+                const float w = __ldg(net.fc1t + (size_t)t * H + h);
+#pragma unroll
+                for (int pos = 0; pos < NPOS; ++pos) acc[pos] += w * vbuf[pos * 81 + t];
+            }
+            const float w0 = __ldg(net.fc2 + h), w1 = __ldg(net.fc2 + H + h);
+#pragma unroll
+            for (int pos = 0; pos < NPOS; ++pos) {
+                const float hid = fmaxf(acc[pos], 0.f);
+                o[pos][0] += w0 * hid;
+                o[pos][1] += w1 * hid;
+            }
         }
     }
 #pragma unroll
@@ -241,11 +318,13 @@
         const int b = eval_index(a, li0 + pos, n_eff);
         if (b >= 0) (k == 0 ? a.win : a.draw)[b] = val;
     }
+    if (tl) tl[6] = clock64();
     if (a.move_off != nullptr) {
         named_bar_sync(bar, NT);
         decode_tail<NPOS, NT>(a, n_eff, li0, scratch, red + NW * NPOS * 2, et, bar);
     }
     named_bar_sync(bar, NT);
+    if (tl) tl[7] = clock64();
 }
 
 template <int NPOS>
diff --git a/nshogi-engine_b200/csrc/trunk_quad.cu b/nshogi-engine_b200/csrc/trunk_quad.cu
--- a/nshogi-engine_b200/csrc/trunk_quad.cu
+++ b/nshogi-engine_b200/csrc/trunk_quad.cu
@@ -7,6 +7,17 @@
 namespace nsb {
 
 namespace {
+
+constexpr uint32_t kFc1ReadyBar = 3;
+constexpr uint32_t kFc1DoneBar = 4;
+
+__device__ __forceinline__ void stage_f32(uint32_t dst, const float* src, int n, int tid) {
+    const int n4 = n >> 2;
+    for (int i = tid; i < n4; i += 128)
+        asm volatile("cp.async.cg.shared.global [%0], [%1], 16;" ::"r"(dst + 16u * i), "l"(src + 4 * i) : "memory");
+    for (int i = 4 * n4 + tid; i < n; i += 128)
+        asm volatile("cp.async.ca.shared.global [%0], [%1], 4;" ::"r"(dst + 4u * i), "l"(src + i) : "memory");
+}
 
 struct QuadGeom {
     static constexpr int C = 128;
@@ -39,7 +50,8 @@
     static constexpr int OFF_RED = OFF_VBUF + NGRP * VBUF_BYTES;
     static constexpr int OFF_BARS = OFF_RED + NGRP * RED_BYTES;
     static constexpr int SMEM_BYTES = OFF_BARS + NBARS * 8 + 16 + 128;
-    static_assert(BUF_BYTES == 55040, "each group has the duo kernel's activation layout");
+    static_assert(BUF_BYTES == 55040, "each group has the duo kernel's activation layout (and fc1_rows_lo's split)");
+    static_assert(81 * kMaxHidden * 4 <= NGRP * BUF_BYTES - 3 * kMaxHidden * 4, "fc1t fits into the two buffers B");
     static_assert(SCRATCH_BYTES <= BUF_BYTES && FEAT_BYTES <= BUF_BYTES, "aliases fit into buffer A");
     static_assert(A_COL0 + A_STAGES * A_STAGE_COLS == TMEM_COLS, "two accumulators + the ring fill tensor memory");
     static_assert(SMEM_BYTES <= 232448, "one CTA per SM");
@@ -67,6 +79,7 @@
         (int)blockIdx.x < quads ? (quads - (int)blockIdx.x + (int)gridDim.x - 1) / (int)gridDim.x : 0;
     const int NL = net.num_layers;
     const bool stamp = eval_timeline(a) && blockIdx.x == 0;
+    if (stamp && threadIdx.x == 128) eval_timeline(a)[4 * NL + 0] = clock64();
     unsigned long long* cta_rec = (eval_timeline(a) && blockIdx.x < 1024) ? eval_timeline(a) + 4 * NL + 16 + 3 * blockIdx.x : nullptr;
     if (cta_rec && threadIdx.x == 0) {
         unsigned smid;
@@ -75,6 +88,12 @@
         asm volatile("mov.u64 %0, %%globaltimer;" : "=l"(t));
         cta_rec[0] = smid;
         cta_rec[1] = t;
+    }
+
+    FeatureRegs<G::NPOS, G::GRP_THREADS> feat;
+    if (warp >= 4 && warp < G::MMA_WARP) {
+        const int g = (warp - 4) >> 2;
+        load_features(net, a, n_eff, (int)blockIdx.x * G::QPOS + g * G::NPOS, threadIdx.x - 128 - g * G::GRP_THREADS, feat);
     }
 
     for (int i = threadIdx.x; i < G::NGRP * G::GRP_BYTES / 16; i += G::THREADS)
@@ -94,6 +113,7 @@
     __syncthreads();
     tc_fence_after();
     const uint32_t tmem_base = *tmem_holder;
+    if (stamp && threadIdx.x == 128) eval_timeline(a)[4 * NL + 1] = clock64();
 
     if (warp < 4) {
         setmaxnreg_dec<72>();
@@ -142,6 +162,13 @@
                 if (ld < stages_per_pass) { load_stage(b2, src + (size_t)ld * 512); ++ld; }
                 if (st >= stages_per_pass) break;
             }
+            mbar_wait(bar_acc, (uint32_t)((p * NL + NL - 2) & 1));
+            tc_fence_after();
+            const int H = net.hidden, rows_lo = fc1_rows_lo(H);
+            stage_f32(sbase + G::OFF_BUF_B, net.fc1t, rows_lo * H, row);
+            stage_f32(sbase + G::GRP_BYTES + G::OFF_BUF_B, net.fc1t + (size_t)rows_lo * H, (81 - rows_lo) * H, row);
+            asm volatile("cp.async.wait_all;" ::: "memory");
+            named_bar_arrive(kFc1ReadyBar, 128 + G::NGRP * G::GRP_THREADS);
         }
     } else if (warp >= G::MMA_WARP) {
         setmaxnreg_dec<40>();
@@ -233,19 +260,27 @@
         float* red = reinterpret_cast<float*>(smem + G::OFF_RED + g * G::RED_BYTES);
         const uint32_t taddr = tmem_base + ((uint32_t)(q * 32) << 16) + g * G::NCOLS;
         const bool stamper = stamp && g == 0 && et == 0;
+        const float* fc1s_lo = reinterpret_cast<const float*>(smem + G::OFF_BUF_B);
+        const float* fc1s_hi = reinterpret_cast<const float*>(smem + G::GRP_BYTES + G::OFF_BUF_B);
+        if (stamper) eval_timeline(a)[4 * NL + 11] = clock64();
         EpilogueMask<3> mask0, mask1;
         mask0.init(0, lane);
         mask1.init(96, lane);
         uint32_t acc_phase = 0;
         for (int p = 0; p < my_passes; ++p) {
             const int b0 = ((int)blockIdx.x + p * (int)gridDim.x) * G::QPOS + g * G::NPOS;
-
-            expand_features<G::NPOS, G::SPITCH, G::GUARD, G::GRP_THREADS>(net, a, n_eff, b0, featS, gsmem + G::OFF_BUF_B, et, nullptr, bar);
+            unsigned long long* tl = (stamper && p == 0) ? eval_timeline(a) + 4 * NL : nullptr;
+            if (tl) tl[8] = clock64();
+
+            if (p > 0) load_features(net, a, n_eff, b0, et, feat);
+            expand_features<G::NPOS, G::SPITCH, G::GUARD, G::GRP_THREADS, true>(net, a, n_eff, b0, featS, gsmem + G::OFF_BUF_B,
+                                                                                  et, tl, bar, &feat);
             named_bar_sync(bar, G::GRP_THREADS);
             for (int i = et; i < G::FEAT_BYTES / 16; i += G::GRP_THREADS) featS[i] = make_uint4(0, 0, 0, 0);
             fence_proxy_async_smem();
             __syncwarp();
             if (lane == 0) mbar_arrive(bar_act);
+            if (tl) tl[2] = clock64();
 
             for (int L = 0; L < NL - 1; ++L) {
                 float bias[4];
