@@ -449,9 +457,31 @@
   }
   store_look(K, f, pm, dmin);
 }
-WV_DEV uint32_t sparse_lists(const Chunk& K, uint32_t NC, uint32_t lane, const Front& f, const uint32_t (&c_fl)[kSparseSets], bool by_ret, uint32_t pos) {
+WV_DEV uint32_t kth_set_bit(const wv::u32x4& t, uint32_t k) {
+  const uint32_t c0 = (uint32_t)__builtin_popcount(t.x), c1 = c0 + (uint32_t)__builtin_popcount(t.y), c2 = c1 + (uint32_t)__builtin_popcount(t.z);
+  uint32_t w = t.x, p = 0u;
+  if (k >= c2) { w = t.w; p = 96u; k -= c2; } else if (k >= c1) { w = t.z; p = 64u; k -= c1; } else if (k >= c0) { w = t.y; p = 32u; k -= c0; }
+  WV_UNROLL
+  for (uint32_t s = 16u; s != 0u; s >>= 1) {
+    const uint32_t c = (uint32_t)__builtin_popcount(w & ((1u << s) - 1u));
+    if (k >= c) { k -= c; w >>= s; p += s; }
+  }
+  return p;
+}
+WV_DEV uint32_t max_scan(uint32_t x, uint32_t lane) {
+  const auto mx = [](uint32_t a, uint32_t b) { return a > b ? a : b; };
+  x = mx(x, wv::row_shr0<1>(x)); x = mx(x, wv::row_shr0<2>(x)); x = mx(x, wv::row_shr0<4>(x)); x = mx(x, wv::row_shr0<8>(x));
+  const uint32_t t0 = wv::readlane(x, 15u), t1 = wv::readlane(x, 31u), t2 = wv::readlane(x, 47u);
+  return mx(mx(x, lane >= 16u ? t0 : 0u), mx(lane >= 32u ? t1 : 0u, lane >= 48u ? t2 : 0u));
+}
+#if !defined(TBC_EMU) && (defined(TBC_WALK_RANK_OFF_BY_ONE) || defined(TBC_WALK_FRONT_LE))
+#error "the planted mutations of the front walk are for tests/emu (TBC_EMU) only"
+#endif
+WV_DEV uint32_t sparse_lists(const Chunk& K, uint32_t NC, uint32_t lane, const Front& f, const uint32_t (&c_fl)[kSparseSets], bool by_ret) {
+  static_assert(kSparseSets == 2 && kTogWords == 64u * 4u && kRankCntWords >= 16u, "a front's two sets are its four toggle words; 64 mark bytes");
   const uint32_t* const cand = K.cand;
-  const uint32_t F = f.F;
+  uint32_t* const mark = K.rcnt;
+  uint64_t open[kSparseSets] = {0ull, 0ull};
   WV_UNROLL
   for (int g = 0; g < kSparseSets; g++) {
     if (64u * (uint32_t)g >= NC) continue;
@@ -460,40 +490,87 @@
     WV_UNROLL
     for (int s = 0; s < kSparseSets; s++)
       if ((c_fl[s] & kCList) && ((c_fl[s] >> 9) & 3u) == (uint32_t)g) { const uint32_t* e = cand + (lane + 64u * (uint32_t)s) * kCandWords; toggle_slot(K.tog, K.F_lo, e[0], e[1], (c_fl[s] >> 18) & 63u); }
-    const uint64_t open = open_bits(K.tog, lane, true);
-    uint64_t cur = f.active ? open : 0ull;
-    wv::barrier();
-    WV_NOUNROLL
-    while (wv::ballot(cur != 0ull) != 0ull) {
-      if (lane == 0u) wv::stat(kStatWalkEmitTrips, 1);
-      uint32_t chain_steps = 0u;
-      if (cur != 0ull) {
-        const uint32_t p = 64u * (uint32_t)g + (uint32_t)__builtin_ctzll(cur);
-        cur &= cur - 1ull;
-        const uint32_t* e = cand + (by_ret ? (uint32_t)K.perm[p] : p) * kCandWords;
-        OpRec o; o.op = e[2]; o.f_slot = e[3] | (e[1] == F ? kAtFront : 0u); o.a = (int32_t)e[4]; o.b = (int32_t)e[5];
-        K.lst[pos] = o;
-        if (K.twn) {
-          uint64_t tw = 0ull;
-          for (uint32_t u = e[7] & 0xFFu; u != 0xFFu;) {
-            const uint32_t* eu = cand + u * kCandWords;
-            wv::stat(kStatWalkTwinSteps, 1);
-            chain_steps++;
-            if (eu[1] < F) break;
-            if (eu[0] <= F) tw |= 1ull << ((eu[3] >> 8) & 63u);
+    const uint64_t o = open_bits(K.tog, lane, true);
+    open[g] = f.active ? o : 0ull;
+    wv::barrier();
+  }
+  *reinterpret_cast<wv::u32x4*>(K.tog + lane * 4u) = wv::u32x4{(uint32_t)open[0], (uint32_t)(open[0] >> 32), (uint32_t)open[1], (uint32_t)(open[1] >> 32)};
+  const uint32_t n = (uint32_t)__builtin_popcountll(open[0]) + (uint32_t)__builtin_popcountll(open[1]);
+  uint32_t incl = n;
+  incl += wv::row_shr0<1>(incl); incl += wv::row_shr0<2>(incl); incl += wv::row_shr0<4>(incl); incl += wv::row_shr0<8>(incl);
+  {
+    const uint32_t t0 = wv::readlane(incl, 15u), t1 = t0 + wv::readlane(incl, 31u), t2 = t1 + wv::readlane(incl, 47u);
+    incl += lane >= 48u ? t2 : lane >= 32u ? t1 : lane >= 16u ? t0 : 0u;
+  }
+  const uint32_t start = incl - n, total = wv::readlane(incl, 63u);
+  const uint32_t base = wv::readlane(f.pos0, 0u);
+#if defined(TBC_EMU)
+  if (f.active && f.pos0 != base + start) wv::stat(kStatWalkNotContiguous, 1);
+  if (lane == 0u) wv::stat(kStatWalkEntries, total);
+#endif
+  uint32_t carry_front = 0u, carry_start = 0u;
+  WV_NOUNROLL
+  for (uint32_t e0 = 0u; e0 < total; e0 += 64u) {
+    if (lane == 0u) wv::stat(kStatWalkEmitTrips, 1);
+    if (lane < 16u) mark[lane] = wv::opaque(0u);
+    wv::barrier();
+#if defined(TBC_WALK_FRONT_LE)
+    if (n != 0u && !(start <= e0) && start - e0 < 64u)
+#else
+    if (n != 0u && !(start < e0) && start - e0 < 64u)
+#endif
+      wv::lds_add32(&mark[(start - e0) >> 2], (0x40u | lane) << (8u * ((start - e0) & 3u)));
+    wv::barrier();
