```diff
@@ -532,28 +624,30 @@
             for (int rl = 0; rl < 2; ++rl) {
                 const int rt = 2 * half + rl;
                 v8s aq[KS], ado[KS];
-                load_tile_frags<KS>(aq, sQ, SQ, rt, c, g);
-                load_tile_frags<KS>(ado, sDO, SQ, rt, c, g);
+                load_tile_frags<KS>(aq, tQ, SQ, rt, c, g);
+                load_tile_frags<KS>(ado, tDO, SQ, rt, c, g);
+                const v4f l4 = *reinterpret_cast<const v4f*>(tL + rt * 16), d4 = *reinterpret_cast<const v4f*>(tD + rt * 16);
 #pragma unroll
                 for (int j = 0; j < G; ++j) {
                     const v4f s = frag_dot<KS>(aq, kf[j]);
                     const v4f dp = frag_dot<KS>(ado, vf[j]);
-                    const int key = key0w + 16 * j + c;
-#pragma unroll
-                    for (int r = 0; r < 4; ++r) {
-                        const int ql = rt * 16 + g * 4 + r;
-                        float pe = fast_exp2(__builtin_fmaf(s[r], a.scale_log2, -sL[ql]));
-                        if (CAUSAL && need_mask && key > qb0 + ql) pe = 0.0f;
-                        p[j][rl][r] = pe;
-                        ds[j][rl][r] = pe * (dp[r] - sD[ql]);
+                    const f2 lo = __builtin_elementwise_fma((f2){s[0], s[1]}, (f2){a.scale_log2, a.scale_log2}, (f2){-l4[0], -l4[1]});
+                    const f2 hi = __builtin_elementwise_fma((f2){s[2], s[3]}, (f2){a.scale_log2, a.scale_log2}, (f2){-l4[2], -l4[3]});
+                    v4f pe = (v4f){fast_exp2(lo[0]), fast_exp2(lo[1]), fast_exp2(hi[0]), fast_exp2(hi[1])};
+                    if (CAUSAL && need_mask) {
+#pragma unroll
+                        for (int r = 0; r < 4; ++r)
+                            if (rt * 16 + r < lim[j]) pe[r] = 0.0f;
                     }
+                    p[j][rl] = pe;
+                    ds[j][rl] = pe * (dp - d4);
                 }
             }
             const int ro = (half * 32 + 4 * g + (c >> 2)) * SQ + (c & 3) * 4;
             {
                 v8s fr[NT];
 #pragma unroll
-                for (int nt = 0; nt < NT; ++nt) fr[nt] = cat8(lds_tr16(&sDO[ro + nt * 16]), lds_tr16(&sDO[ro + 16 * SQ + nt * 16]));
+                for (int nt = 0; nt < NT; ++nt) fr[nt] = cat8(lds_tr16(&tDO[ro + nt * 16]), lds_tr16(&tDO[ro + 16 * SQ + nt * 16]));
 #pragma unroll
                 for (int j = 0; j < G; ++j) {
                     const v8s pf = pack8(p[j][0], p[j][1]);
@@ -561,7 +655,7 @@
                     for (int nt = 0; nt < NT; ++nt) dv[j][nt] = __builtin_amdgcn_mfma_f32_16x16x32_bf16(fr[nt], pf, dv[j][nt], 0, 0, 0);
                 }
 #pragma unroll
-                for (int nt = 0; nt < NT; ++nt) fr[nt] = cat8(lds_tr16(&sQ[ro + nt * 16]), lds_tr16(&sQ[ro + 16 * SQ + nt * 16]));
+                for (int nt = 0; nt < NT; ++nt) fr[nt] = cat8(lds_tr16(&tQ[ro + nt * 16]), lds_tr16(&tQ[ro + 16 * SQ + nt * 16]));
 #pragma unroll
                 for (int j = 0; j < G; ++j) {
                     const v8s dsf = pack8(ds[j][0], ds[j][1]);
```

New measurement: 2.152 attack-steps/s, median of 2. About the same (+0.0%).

^^^^^^^^^^^^^^^^

* The problem
Give back precisely the lines above that start at the line containing "(warp - 4) >> 2;" and end at the line containing "mask1.init(96, lane);", inclusive. No other lines belong in the output.

* Answer section
+        const int g = (warp - 4) >> 2;
+        load_features(net, a, n_eff, (int)blockIdx.x * G::QPOS + g * G::NPOS, threadIdx.x - 128 - g * G::GRP_THREADS, feat);
     }
 
     for (int i = threadIdx.x; i < G::NGRP * G::GRP_BYTES / 16; i += G::THREADS)
@@ -94,6 +113,7 @@
     __syncthreads();
     tc_fence_after();
     const uint32_t tmem_base = *tmem_holder;
+    if (stamp && threadIdx.x == 128) eval_timeline(a)[4 * NL + 1] = clock64();
 
     if (warp < 4) {
         setmaxnreg_dec<72>();
@@ -142,6 +162,13 @@
                 if (ld < stages_per_pass) { load_stage(b2, src + (size_t)ld * 512); ++ld; }
                 if (st >= stages_per_pass) break;
             }
+            mbar_wait(bar_acc, (uint32_t)((p * NL + NL - 2) & 1));
+            tc_fence_after();
+            const int H = net.hidden, rows_lo = fc1_rows_lo(H);
+            stage_f32(sbase + G::OFF_BUF_B, net.fc1t, rows_lo * H, row);
+            stage_f32(sbase + G::GRP_BYTES + G::OFF_BUF_B, net.fc1t + (size_t)rows_lo * H, (81 - rows_lo) * H, row);
+            asm volatile("cp.async.wait_all;" ::: "memory");
+            named_bar_arrive(kFc1ReadyBar, 128 + G::NGRP * G::GRP_THREADS);
         }
     } else if (warp >= G::MMA_WARP) {
         setmaxnreg_dec<40>();
@@ -233,19 +260,27 @@
         float* red = reinterpret_cast<float*>(smem + G::OFF_RED + g * G::RED_BYTES);
         const uint32_t taddr = tmem_base + ((uint32_t)(q * 32) << 16) + g * G::NCOLS;
         const bool stamper = stamp && g == 0 && et == 0;
+        const float* fc1s_lo = reinterpret_cast<const float*>(smem + G::OFF_BUF_B);
+        const float* fc1s_hi = reinterpret_cast<const float*>(smem + G::GRP_BYTES + G::OFF_BUF_B);
+        if (stamper) eval_timeline(a)[4 * NL + 11] = clock64();
         EpilogueMask<3> mask0, mask1;
         mask0.init(0, lane);
         mask1.init(96, lane);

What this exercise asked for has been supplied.